=== INPUT RECORDS ===

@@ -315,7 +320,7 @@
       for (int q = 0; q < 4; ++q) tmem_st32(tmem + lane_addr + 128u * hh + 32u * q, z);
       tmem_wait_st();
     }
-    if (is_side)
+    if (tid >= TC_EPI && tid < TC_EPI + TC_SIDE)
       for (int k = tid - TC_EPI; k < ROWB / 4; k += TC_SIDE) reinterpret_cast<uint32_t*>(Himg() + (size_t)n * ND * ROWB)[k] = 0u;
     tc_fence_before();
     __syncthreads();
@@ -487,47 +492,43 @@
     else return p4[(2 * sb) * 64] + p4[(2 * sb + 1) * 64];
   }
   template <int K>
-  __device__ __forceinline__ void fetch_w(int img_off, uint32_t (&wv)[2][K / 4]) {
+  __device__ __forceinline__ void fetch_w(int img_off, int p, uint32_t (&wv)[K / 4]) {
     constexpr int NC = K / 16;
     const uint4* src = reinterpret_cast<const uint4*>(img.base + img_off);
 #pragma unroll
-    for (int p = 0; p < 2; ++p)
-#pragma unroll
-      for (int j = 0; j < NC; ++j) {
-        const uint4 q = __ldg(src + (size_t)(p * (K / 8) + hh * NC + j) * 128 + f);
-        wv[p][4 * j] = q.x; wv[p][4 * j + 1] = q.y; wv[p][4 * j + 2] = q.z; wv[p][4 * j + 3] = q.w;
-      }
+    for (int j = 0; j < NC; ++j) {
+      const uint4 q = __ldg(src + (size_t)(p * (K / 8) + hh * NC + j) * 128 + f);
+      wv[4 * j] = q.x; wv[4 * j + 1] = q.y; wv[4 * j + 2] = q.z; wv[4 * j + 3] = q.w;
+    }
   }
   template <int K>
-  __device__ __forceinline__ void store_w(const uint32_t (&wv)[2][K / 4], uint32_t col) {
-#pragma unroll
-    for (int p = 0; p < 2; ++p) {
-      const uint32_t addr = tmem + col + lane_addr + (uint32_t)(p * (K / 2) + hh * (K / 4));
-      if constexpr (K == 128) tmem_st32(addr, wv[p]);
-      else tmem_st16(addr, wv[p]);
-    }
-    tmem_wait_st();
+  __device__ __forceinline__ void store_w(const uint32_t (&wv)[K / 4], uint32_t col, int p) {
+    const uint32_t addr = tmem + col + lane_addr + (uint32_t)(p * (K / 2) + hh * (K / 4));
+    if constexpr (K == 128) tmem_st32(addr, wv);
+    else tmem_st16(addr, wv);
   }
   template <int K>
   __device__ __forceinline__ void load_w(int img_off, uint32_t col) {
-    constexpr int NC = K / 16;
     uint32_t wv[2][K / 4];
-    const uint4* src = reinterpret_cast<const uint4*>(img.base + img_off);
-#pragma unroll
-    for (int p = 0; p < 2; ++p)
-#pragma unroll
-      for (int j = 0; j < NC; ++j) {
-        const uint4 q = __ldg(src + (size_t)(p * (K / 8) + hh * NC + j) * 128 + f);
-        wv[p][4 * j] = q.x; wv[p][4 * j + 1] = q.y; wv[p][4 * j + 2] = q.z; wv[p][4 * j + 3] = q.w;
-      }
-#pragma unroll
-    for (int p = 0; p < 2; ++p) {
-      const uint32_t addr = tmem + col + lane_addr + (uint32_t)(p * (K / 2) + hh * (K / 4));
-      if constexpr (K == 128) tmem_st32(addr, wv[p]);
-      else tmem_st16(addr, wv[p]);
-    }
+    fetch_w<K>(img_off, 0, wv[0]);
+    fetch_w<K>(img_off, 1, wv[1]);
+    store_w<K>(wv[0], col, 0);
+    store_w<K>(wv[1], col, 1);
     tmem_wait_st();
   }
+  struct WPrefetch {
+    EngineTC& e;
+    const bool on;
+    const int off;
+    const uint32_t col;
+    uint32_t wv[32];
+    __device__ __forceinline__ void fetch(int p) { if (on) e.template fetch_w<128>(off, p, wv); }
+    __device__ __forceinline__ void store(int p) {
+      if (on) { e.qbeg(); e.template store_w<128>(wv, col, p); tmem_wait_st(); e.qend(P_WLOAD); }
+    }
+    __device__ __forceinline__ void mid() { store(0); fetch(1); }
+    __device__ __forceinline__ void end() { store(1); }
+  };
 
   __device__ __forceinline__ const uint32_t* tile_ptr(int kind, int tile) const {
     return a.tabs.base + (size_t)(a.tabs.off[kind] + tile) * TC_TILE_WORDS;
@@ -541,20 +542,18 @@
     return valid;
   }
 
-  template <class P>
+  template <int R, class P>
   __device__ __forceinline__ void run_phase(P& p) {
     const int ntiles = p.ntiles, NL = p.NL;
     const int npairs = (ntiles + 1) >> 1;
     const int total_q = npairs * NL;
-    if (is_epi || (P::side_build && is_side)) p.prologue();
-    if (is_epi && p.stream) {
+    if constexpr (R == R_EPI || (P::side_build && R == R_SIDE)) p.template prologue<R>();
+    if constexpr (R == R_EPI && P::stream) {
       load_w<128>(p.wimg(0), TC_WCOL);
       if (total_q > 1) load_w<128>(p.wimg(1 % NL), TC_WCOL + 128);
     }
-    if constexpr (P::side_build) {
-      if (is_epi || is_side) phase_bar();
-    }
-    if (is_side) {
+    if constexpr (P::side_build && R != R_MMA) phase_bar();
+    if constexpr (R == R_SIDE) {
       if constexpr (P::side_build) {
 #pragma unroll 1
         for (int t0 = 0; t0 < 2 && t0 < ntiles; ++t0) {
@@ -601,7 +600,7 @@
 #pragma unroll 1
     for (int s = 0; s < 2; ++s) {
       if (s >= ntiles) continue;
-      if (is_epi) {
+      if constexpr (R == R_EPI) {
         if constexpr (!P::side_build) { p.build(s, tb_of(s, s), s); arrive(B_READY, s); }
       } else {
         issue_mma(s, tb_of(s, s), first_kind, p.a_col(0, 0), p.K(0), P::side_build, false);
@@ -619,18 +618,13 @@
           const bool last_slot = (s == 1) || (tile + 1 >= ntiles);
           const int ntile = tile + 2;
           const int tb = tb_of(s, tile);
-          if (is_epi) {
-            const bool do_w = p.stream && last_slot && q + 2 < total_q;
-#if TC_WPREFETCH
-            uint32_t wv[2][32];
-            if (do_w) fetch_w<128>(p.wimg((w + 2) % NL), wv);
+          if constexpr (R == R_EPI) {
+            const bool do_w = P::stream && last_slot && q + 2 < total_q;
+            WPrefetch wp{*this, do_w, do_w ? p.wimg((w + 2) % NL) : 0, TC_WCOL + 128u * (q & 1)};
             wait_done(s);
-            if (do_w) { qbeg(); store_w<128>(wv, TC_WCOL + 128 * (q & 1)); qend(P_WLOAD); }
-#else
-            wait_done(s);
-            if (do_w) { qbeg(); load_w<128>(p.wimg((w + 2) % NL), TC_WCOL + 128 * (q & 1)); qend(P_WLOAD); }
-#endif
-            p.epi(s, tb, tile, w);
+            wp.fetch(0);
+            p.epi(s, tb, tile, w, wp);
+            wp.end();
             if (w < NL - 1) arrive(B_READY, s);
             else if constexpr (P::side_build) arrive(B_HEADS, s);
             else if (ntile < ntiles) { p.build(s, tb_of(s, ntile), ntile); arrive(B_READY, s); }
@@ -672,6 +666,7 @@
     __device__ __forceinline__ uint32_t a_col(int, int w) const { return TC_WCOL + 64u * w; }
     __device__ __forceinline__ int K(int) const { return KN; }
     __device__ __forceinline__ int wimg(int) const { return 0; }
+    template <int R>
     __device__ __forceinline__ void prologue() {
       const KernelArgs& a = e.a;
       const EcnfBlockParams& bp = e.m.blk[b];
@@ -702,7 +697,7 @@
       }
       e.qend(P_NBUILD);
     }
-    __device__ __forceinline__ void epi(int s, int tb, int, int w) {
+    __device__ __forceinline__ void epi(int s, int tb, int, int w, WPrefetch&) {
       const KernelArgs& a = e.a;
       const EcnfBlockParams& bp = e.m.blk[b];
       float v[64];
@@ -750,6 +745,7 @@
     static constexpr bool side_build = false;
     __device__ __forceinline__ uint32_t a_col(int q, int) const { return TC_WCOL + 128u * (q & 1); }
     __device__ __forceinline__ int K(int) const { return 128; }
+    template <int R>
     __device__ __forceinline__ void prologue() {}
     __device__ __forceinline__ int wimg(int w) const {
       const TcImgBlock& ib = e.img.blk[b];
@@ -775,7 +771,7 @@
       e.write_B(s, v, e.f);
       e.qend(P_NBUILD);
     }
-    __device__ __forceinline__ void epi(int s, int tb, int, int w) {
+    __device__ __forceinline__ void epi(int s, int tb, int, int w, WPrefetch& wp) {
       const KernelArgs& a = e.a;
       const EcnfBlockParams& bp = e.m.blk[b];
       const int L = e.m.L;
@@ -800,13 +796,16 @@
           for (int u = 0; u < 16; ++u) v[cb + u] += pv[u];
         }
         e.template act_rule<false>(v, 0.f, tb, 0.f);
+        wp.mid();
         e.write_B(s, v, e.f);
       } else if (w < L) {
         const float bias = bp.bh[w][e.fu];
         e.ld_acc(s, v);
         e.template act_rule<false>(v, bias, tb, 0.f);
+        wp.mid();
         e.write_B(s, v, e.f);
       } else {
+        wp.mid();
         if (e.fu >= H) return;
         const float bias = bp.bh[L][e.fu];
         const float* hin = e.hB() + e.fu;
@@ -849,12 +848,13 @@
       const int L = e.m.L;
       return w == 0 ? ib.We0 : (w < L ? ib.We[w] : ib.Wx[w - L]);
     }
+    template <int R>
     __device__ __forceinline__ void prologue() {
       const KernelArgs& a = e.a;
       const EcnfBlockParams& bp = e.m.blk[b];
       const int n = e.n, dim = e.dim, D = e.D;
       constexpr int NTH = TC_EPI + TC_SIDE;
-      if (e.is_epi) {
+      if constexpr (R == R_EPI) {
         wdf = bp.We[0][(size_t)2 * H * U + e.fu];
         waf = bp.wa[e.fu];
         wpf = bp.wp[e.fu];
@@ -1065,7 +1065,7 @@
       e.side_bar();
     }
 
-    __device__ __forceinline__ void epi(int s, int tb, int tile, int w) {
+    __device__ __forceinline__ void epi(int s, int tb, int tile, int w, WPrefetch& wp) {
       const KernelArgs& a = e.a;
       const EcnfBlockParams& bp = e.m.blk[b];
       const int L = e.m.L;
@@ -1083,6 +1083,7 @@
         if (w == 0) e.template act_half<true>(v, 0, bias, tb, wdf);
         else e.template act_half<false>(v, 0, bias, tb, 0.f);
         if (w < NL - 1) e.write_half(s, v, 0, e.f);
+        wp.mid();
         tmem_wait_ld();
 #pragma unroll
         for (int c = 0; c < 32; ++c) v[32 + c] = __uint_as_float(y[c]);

===

**ABOUT THIS EXERCISE:** In the data above, find the line containing "if (e.fu >= H) return;", then copy it and every later line exactly.

**ANSWER TO THE EXERCISE:**
         if (e.fu >= H) return;
         const float bias = bp.bh[L][e.fu];
         const float* hin = e.hB() + e.fu;
@@ -849,12 +848,13 @@
       const int L = e.m.L;
       return w == 0 ? ib.We0 : (w < L ? ib.We[w] : ib.Wx[w - L]);
     }
+    template <int R>
     __device__ __forceinline__ void prologue() {
       const KernelArgs& a = e.a;
       const EcnfBlockParams& bp = e.m.blk[b];
       const int n = e.n, dim = e.dim, D = e.D;
       constexpr int NTH = TC_EPI + TC_SIDE;
-      if (e.is_epi) {
+      if constexpr (R == R_EPI) {
         wdf = bp.We[0][(size_t)2 * H * U + e.fu];
         waf = bp.wa[e.fu];
         wpf = bp.wp[e.fu];
@@ -1065,7 +1065,7 @@
       e.side_bar();
     }
 
-    __device__ __forceinline__ void epi(int s, int tb, int tile, int w) {
+    __device__ __forceinline__ void epi(int s, int tb, int tile, int w, WPrefetch& wp) {
       const KernelArgs& a = e.a;
       const EcnfBlockParams& bp = e.m.blk[b];
       const int L = e.m.L;
@@ -1083,6 +1083,7 @@
         if (w == 0) e.template act_half<true>(v, 0, bias, tb, wdf);
         else e.template act_half<false>(v, 0, bias, tb, 0.f);
         if (w < NL - 1) e.write_half(s, v, 0, e.f);
+        wp.mid();
         tmem_wait_ld();
 #pragma unroll
         for (int c = 0; c < 32; ++c) v[32 + c] = __uint_as_float(y[c]);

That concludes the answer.